- What the exercise asks: Restate word for word the lines of the entries below, starting with the line that holds "const u32 incl" and ending with the line that holds "f.shist = keep(smem_addr(a.shist));", and no others.

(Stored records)
__device__ __forceinline__ void ssd_fast_perturb(const SsdFast &f, SsdFastPerturb &ps, const Draw<PBN_DRAW_PHILOX> &dp, const DrawView &dv) {
    ssd_fast_apply(f, ps.e0);
    ssd_fast_apply(f, ps.e1);
    while (ps.last_p1 <= f.W) {
        u32 wa, wb;
        if (ps.half == 0u) {
            u32 x2, x3;
            philox4x32_10_rk(ps.blk, dp.c1, dp.c2, dp.c3, dv, wa, wb, x2, x3);
            ps.blk++;
            ps.sx = x2; ps.sy = x3;
            ps.half = 1u;
        } else {
            wa = ps.sx; wb = ps.sy;
            ps.half = 0u;
        }
        bool ok0, ok1;
        u32 g0 = ssd_fast_gap(f, wa, ok0), g1 = ssd_fast_gap(f, wb, ok1);
        if (!(ok0 && ok1)) {
            if (!ok0) g0 = geom_gap(wa, f.inv);
            if (!ok1) g1 = geom_gap(wb, f.inv);
        }
        const u32 incl = warp_scan_add(g0 + g1 + 2u);
        ps.e1 = ps.last_p1 - 1u + incl;
        ps.e0 = ps.e1 - 1u - g1;
        ps.last_p1 = __reduce_max_sync(0xFFFFFFFFu, ps.e1) + 1u;
        ssd_fast_apply(f, ps.e0);
        ssd_fast_apply(f, ps.e1);
    }
    ps.e0 -= f.W;
    ps.e1 -= f.W;
    ps.last_p1 -= f.W;
    __syncwarp();
}

template <int TQ>
__device__ __forceinline__ int ssd_loop_pred_static(const SsdLoopArgs &a, const Col &st, Draw<PBN_DRAW_PHILOX> &d,
                                                    Draw<PBN_DRAW_PHILOX> &dp, SsdPerturb &ps0, SsdCount &cnt) {
    const NetView &nv = a.nv;
    SsdFast f;
    f.col = keep(smem_addr(st.s));
    f.warp_cols = keep(smem_addr(a.sst + (threadIdx.x & ~31u)));
    f.thr = keep(smem_addr(a.blob + nv.off_thr));
    f.rec = keep(smem_addr(a.blob + nv.off_rec16));
    f.thr_stride = keep((u32)nv.tsq_stride * 16u);
    f.rec_stride = keep((u32)nv.fmax * 16u);
    f.shist = keep(smem_addr(a.shist));
    f.n = keep((u32)nv.n);
    f.W = keep((u32)nv.n * 32u);
    f.b_off = keep(((u32)a.sp.fast_t0 >> 5) << 10);
    f.b_sh = keep((u32)a.sp.fast_t0 & 31u);
    f.b_up = keep(32u - (u32)a.sp.g);
    f.inv = a.sp.inv;
    f.gdelta = 0.5f - a.sp.gdelta;
    SsdFastPerturb ps{ps0.e0, ps0.e1, ps0.last_p1, dp.blk, 0u, 0u, 0u};
    u32 ublk = 0;
    int t = 0;
    u32 cur = (u32)cnt.cur, run = cnt.run;
    auto count = [&]() {
        const u32 b = __brev((lds_u32(f.col + f.b_off) >> f.b_sh) << f.b_up);
        u32 r0;
        asm volatile("{ .reg .pred p; setp.ne.u32 p, %1, %2; @p red.shared.add.u32 [%3], %4; selp.u32 %0, 0, %4, p; }"
                     : "=r"(r0) : "r"(b), "r"(cur), "r"(f.shist + cur * 4u), "r"(run) : "memory");
        cur = b;
        run = r0 + 1u;
    };
    for (int left = a.iters >> 1; left > 0; left--, t += 2) {
        u32 x0, x1, x2, x3;
        philox4x32_10_rk(ublk, d.c1, d.c2, d.c3, a.dv, x0, x1, x2, x3);
        ublk++;
        const FastDraw da = ssd_fast_draw<TQ>(f, x0, x1);
        count();
        ssd_fast_perturb(f, ps, dp, a.dv);
        ssd_fast_apply_update(f, da);
        __syncwarp();
        const FastDraw db = ssd_fast_draw<TQ>(f, x2, x3);
        count();
        ssd_fast_perturb(f, ps, dp, a.dv);
        ssd_fast_apply_update(f, db);
        __syncwarp();
    }
    d.blk = ublk;
    d.have = 0;
    dp.blk = ps.blk;
    dp.have = ps.half ? 2 : 0;
    dp.b0 = ps.sx; dp.b1 = ps.sy;
    ps0.e0 = ps.e0 >= 0x80000000u ? 0xFFFFFFFFu : ps.e0;
    ps0.e1 = ps.e1 >= 0x80000000u ? 0xFFFFFFFFu : ps.e1;
    ps0.last_p1 = ps.last_p1;
    cnt.cur = (int)cur; cnt.run = run;
    return t;
}

template <int NET, int MODE, int TQ, bool HAS_ENV, bool FULL>
__device__ __forceinline__ void ssd_loop(const SsdLoopArgs &a, const Col &st, Draw<MODE> &d, Draw<MODE> &dp) {
    const NetView &nv = a.nv;
    const SsdParams &sp = a.sp;
    const u32 lane = threadIdx.x & 31u;
    const bool active = FULL || lane < a.nvalid;
    const u32 n = (u32)nv.n, W = n * 32u;
    const float inv = sp.inv;
    const float hmd = 0.5f - sp.gdelta;
    const bool flips = inv <= 0.f;
    SsdPerturb ps{0xFFFFFFFFu, 0xFFFFFFFFu, 0u};
    char *warp_cols = reinterpret_cast<char *>(a.sst + (threadIdx.x & ~31u));
    SsdCount cnt{active ? ssd_bucket(sp, a.s_tgt, st) : 0, 0u};
    int t = 0;
    if constexpr (MODE == PBN_DRAW_PHILOX && !HAS_ENV && FULL && NET == PBN_NET_PRED && TQ > 0) {
        if (flips && sp.smem_hist && sp.fast_t0 >= 0 && nv.off_rec16) t = ssd_loop_pred_static<TQ>(a, st, d, dp, ps, cnt);
    }
    if constexpr (MODE == PBN_DRAW_PHILOX && !HAS_ENV && FULL) {
        u32 ublk = d.blk;
        for (; t + 1 < a.iters; t += 2) {
            u32 x0, x1, x2, x3;
            philox4x32_10(ublk, d.c1, d.c2, d.c3, d.k0, d.k1, x0, x1, x2, x3);
            ublk++;
            ssd_count(cnt, a, st);
            if (flips) ssd_perturb<true>(ps, dp, warp_cols, W, inv, hmd, 32u);
            micro_step_words<NET, TQ>(nv, a.blob, st, x0, x1, d);
            __syncwarp();
            ssd_count(cnt, a, st);
            if (flips) ssd_perturb<true>(ps, dp, warp_cols, W, inv, hmd, 32u);
            micro_step_words<NET, TQ>(nv, a.blob, st, x2, x3, d);
            __syncwarp();
        }
        d.blk = ublk;
        d.have = 0;
    }
    if constexpr (MODE == PBN_DRAW_PHILOX && HAS_ENV) {
        if (a.flipbuf != nullptr && !a.ev.force) {
            const int w32 = nv.w32;
            u32 *fb = a.flipbuf + (size_t)(threadIdx.x >> 5) * a.win * w32 * 32;
            u32 pos = 0;
            while (t < a.iters) {
                const int kk = a.iters - t < a.win ? a.iters - t : a.win;
                for (int k = 0; k < kk; k++) {
                    for (int w = 0; w < w32; w++) fb[(k * w32 + w) * 32 + lane] = 0u;
                    __syncwarp();
                    if (flips) ssd_perturb_buf<FULL>(ps, dp, fb + k * w32 * 32, W, inv, hmd, a.nvalid);
                }
                __syncwarp();
                int k = 0, in = 0;
                bool start = true;
                for (;;) {
                    const bool live = active && k < kk;
                    if (!__any_sync(0xFFFFFFFFu, live)) break;
                    if (live) {
                        if (start) {
                            ssd_count(cnt, a, st);
                            for (int w = 0; w < w32; w++) st.set_word(w, st.word(w) ^ fb[(k * w32 + w) * 32 + lane]);
                            micro_step<NET, MODE, TQ>(nv, a.blob, st, d);
                            in = 1;
                            pos++;
                            start = false;
                        } else if (in >= a.ev.max_inner || is_attracting(a.ev, a.att_off, a.cubes, st, w32)) {
                            k++;
                            start = true;
                        } else {
                            micro_step<NET, MODE, TQ>(nv, a.blob, st, d);
                            in++;
                            pos++;
                        }
                    }
                    if constexpr (NET == PBN_NET_PRED) {
                        const unsigned hv = __ballot_sync(0xFFFFFFFFu, live && !start && k < kk);
                        if (hv != 0u && __popc(__ballot_sync(0xFFFFFFFFu, active && k < kk)) <= PBN_COOP_MAX) {
                            const u32 base = pos - (u32)in;
                            const int v = w32 == 1 ? coop_take_over<TQ, true>(hv, nv, a.ev, a.dv, a.blob, a.att_off, a.cubes, a.sst, a.coop_buf,
                                                                              a.chain_id, in, base, a.ev.max_inner, 32)
                                                   : coop_take_over<TQ, false>(hv, nv, a.ev, a.dv, a.blob, a.att_off, a.cubes, a.sst, a.coop_buf,
                                                                               a.chain_id, in, base, a.ev.max_inner, 32);
                            if (v != in) {
                                pos += (u32)(v - in);
                                in = v;
                                d.seek(a.dv, 0, a.chain_id, 2u * pos, 0u);
                            }
                        }
                    }
                }
                __syncwarp();
                t += kk;
            }
        }
    }
    for (; t < a.iters; t++) {
        if (active) ssd_count(cnt, a, st);
        if constexpr (MODE == PBN_DRAW_REPLAY) {
            if (active)
                for (u32 j = 0; j < n; j++)
                    if (d.dbl() < sp.p) st.flip(j);
        } else {
            if (flips) ssd_perturb<FULL>(ps, dp, warp_cols, W, inv, hmd, a.nvalid);
        }
        if (active) {
            micro_step<NET, MODE, TQ>(nv, a.blob, st, d);
            if constexpr (HAS_ENV) {
                if (!a.ev.force) {
                    int in = 1;
                    while (in < a.ev.max_inner && !is_attracting(a.ev, a.att_off, a.cubes, st, nv.w32)) {
                        micro_step<NET, MODE, TQ>(nv, a.blob, st, d);
                        in++;
                    }
                }
            }
        }
        if constexpr (MODE == PBN_DRAW_PHILOX) __syncwarp();
    }
    if (active && cnt.run) {
        if (sp.smem_hist) atomicAdd(&a.shist[cnt.cur], cnt.run);
        else atomicAdd(&a.hist[cnt.cur], (unsigned long long)cnt.run);
    }
}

- Task answer:
        const u32 incl = warp_scan_add(g0 + g1 + 2u);
        ps.e1 = ps.last_p1 - 1u + incl;
        ps.e0 = ps.e1 - 1u - g1;
        ps.last_p1 = __reduce_max_sync(0xFFFFFFFFu, ps.e1) + 1u;
        ssd_fast_apply(f, ps.e0);
        ssd_fast_apply(f, ps.e1);
    }
    ps.e0 -= f.W;
    ps.e1 -= f.W;
    ps.last_p1 -= f.W;
    __syncwarp();
}

template <int TQ>
__device__ __forceinline__ int ssd_loop_pred_static(const SsdLoopArgs &a, const Col &st, Draw<PBN_DRAW_PHILOX> &d,
                                                    Draw<PBN_DRAW_PHILOX> &dp, SsdPerturb &ps0, SsdCount &cnt) {
    const NetView &nv = a.nv;
    SsdFast f;
    f.col = keep(smem_addr(st.s));
    f.warp_cols = keep(smem_addr(a.sst + (threadIdx.x & ~31u)));
    f.thr = keep(smem_addr(a.blob + nv.off_thr));
    f.rec = keep(smem_addr(a.blob + nv.off_rec16));
    f.thr_stride = keep((u32)nv.tsq_stride * 16u);
    f.rec_stride = keep((u32)nv.fmax * 16u);
    f.shist = keep(smem_addr(a.shist));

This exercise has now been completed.